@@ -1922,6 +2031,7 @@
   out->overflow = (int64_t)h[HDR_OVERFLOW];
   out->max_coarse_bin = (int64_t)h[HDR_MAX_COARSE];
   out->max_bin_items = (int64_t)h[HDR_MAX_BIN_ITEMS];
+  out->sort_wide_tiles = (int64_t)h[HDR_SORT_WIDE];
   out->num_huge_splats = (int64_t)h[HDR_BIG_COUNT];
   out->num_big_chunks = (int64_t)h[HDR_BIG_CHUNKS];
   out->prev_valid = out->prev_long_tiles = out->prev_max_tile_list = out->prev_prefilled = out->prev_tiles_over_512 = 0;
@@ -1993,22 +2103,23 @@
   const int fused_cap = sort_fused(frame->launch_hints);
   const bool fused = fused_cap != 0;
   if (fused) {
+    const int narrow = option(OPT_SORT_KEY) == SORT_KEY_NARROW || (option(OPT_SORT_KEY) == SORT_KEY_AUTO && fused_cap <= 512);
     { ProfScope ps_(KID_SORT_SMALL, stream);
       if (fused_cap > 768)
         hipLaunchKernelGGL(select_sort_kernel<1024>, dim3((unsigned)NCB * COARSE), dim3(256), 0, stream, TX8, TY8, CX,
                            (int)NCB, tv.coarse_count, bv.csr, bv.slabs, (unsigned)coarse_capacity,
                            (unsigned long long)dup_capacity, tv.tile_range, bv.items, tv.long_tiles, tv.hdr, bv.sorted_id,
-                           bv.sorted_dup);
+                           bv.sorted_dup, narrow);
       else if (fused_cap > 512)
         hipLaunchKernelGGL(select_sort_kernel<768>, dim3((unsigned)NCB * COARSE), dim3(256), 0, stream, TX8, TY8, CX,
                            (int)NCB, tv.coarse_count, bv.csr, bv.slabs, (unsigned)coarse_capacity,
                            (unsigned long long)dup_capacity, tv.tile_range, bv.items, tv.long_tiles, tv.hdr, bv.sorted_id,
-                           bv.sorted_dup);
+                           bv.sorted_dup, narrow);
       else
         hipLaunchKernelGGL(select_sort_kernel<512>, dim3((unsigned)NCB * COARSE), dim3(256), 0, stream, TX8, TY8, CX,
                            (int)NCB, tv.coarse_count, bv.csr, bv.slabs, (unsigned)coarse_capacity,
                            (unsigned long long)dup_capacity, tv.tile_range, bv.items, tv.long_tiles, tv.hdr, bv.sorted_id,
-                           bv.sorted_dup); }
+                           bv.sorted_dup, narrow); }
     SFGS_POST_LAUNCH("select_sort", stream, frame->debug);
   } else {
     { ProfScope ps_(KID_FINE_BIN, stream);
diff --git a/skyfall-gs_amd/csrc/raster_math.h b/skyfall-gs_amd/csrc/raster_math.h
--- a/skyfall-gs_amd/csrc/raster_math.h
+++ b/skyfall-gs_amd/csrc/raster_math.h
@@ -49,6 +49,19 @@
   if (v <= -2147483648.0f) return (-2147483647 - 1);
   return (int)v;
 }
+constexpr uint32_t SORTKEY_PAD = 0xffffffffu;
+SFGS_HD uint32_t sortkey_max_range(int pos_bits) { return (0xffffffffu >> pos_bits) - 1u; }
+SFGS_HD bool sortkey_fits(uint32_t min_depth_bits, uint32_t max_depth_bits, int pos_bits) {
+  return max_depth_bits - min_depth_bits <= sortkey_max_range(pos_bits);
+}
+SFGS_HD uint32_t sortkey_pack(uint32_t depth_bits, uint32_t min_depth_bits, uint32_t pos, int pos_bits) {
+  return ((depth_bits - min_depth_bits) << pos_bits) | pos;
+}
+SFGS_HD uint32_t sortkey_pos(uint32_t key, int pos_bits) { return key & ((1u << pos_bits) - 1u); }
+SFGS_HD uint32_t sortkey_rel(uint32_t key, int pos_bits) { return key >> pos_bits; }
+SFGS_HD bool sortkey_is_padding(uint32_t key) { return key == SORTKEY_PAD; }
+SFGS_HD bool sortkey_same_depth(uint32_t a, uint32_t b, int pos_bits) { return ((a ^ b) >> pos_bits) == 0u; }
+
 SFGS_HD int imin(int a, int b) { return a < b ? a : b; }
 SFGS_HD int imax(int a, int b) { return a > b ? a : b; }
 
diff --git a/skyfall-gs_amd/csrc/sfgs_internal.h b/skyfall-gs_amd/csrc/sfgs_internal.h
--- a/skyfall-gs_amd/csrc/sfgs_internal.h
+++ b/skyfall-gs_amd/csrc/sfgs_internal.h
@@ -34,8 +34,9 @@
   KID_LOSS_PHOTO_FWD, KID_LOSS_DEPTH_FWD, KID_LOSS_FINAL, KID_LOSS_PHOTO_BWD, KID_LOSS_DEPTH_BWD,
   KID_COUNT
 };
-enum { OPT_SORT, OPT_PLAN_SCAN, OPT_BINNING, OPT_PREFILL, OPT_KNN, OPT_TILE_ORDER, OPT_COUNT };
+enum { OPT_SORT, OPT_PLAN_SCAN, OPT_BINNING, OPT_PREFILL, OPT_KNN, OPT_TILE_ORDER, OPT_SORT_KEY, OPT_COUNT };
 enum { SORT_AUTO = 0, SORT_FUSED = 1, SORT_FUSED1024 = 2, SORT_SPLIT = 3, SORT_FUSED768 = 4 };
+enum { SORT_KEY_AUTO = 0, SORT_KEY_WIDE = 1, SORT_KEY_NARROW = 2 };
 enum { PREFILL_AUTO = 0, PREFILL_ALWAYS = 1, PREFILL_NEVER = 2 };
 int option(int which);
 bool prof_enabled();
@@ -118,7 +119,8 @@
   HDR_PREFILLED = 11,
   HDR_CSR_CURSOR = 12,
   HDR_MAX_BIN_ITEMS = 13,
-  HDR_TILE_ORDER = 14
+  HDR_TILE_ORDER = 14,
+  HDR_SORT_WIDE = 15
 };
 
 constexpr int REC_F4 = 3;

____________________

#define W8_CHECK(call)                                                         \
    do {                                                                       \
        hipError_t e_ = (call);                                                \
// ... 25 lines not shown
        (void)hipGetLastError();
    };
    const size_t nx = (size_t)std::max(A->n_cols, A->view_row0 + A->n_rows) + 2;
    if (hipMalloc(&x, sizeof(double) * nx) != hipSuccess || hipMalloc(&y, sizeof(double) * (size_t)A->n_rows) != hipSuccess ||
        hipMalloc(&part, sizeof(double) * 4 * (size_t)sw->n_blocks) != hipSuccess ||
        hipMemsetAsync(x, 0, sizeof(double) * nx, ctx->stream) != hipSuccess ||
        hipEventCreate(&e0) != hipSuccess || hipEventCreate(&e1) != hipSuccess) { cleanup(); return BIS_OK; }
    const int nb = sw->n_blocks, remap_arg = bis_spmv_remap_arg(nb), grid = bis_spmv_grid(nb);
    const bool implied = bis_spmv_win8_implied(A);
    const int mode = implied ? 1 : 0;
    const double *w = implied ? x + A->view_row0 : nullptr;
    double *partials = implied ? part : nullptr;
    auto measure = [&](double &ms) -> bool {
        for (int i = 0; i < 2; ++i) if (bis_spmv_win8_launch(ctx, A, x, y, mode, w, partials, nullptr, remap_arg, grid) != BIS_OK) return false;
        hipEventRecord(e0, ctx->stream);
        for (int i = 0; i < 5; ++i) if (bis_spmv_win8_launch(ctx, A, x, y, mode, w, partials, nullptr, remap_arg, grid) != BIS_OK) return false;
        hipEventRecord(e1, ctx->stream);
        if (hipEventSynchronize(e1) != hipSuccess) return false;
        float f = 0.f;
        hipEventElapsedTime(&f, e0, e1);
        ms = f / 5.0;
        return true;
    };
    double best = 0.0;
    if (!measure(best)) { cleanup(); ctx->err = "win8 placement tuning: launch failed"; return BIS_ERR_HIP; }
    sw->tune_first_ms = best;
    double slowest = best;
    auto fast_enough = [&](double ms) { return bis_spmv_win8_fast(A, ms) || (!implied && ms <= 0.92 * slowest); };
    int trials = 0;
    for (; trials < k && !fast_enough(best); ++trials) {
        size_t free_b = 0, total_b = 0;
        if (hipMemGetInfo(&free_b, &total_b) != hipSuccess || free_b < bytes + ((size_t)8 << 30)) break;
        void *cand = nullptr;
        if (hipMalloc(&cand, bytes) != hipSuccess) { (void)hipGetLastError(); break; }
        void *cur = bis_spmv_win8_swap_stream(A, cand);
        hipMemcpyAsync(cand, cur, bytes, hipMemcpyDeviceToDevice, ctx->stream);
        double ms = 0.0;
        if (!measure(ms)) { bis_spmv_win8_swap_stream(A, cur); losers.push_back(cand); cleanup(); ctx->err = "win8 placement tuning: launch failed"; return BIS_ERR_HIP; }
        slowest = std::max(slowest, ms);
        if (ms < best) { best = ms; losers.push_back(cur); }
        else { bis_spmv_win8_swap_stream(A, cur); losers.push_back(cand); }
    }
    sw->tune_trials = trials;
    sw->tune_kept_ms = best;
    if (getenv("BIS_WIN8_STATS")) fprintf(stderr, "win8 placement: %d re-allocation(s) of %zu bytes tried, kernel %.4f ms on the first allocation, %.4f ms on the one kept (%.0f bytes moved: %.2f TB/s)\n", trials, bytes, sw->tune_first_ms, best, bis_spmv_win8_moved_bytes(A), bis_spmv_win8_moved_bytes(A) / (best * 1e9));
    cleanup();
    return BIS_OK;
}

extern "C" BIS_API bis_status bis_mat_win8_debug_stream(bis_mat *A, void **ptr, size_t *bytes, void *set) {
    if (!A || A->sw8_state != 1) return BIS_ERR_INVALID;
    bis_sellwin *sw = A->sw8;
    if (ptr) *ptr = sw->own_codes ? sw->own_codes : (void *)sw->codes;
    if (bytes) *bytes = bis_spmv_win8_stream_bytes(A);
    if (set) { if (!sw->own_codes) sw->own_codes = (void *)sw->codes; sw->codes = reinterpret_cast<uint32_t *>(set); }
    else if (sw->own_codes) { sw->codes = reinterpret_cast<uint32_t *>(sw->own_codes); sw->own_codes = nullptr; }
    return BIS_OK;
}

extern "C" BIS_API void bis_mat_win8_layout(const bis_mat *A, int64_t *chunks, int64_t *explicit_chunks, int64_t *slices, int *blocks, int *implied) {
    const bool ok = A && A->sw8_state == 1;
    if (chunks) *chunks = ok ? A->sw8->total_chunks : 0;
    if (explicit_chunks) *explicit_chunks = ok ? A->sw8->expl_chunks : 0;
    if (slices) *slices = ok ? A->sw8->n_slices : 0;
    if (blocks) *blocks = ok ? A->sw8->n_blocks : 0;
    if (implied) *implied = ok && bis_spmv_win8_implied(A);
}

____________________

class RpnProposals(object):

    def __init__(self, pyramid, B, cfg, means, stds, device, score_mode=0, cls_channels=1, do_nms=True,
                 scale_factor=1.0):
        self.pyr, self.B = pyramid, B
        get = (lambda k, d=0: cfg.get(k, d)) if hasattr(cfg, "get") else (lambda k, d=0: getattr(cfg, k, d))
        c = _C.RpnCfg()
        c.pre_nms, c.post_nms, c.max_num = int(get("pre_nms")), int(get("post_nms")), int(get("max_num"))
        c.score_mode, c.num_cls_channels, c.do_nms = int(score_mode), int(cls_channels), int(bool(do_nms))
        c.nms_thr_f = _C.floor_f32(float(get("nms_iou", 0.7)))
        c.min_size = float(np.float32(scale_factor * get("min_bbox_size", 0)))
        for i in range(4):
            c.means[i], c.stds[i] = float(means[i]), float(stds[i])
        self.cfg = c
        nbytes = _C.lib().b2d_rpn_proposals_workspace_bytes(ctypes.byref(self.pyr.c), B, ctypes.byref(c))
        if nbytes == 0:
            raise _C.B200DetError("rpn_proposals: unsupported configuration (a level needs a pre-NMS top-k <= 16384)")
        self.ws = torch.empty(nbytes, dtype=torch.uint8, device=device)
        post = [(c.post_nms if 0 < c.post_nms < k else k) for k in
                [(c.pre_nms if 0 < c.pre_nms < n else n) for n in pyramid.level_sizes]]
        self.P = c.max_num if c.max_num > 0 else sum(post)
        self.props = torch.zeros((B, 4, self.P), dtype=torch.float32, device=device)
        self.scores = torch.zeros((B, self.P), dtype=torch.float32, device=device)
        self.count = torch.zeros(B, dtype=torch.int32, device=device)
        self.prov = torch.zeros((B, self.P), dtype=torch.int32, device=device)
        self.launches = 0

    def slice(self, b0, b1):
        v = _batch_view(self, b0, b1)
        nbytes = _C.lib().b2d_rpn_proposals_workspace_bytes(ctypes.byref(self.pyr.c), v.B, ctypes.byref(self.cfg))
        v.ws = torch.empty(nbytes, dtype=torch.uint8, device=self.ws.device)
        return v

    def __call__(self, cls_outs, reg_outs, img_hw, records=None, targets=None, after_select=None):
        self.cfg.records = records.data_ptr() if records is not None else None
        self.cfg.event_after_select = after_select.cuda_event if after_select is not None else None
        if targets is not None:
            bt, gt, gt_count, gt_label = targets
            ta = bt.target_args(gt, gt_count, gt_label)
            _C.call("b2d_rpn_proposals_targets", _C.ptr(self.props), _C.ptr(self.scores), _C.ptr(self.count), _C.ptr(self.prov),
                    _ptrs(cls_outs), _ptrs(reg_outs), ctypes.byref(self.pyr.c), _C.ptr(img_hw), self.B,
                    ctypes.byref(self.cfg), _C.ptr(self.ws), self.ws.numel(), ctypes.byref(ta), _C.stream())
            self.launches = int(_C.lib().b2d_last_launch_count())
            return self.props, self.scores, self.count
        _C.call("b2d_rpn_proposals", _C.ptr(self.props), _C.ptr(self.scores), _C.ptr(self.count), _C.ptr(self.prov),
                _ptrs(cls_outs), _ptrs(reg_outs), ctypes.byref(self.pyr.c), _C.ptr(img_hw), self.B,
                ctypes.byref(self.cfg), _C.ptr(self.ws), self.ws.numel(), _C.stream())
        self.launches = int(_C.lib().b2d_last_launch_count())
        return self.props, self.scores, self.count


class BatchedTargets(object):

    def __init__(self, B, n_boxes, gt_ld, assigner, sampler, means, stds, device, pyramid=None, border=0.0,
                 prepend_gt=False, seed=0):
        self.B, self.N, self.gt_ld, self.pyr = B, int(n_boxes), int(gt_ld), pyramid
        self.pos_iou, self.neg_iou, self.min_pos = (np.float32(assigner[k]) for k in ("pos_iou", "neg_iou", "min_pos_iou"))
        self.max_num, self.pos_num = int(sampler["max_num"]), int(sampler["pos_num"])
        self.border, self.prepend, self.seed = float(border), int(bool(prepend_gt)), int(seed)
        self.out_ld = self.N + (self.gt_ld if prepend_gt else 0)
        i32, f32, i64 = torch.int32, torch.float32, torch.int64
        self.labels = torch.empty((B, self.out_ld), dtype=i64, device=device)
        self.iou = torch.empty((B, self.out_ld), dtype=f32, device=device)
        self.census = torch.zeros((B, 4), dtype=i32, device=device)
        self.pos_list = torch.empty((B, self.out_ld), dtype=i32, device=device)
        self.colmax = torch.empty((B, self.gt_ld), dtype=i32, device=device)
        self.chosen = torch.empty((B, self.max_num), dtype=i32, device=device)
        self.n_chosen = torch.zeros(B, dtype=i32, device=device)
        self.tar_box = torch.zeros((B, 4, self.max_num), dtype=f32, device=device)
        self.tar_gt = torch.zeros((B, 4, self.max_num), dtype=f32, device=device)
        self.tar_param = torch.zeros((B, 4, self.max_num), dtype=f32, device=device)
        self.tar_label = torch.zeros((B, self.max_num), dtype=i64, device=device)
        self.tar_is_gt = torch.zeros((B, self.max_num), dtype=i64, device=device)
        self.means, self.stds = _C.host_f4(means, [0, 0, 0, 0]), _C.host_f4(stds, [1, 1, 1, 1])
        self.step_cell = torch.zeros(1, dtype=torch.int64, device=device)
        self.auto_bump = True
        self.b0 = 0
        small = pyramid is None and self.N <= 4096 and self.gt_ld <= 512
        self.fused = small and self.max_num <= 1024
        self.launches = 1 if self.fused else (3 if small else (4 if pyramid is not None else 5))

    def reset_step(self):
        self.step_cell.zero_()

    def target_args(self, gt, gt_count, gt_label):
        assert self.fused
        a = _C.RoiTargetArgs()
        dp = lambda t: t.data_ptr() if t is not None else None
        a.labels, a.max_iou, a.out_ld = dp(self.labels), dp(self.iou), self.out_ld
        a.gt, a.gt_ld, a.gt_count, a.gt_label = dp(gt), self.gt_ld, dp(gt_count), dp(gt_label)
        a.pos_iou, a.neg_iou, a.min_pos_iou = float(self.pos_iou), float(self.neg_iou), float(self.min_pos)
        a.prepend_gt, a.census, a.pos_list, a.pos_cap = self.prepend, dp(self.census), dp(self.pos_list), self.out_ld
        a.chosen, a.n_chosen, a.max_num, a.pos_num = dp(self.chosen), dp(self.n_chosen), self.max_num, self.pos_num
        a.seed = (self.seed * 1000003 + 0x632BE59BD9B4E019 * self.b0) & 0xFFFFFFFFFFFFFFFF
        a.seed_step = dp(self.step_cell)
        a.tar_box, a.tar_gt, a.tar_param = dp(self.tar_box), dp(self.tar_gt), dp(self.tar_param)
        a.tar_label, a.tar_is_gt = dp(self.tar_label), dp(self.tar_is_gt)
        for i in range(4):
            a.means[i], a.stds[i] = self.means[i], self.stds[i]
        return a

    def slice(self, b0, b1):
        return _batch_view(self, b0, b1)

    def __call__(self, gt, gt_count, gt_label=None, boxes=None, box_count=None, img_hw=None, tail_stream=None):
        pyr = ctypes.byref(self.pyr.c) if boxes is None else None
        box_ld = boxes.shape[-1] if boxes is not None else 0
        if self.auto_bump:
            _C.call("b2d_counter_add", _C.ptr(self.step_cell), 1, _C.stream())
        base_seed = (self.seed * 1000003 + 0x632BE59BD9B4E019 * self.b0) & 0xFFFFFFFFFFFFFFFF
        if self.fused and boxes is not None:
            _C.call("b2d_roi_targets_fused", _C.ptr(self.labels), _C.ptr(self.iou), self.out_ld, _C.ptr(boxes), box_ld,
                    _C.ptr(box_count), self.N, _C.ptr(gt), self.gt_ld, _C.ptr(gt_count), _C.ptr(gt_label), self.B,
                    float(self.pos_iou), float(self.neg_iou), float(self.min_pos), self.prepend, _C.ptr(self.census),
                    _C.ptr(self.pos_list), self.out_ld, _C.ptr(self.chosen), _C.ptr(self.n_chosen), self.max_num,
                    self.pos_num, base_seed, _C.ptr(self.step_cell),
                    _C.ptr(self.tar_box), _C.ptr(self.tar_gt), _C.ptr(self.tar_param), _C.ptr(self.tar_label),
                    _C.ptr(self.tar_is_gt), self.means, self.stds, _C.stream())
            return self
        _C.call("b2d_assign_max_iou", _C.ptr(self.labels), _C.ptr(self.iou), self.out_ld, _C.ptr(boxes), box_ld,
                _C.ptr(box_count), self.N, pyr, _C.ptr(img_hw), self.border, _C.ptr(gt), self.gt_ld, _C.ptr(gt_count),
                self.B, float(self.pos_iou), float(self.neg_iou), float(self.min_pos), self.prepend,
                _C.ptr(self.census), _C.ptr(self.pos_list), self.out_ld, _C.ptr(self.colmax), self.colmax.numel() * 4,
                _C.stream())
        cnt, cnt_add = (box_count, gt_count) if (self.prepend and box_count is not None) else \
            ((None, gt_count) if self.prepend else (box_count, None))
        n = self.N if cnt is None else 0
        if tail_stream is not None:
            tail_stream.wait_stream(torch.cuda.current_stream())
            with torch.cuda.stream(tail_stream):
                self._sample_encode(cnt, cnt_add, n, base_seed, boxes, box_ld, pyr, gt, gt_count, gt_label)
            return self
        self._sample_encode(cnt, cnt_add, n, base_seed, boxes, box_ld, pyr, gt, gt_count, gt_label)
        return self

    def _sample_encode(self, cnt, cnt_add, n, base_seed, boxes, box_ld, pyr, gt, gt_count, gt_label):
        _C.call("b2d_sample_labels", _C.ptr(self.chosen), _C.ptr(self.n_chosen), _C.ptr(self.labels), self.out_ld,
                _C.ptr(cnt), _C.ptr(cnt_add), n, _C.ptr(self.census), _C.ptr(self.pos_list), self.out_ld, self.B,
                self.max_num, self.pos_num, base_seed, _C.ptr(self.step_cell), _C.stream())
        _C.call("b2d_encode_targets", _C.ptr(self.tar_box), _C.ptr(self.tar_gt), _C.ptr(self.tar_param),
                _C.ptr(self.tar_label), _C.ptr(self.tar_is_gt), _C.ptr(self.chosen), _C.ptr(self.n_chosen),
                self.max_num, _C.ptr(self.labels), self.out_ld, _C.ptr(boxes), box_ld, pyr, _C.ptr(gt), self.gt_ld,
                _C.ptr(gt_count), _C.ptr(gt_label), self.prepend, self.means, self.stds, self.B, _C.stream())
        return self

____________________

Work to be completed:
Print exactly the lines above, between the one holding "const size_t nx" and the one holding "hipMemsetAsync(x, 0, sizeof(double)", inclusive, and nothing besides.

Reply to the task:
    const size_t nx = (size_t)std::max(A->n_cols, A->view_row0 + A->n_rows) + 2;
    if (hipMalloc(&x, sizeof(double) * nx) != hipSuccess || hipMalloc(&y, sizeof(double) * (size_t)A->n_rows) != hipSuccess ||
        hipMalloc(&part, sizeof(double) * 4 * (size_t)sw->n_blocks) != hipSuccess ||
        hipMemsetAsync(x, 0, sizeof(double) * nx, ctx->stream) != hipSuccess ||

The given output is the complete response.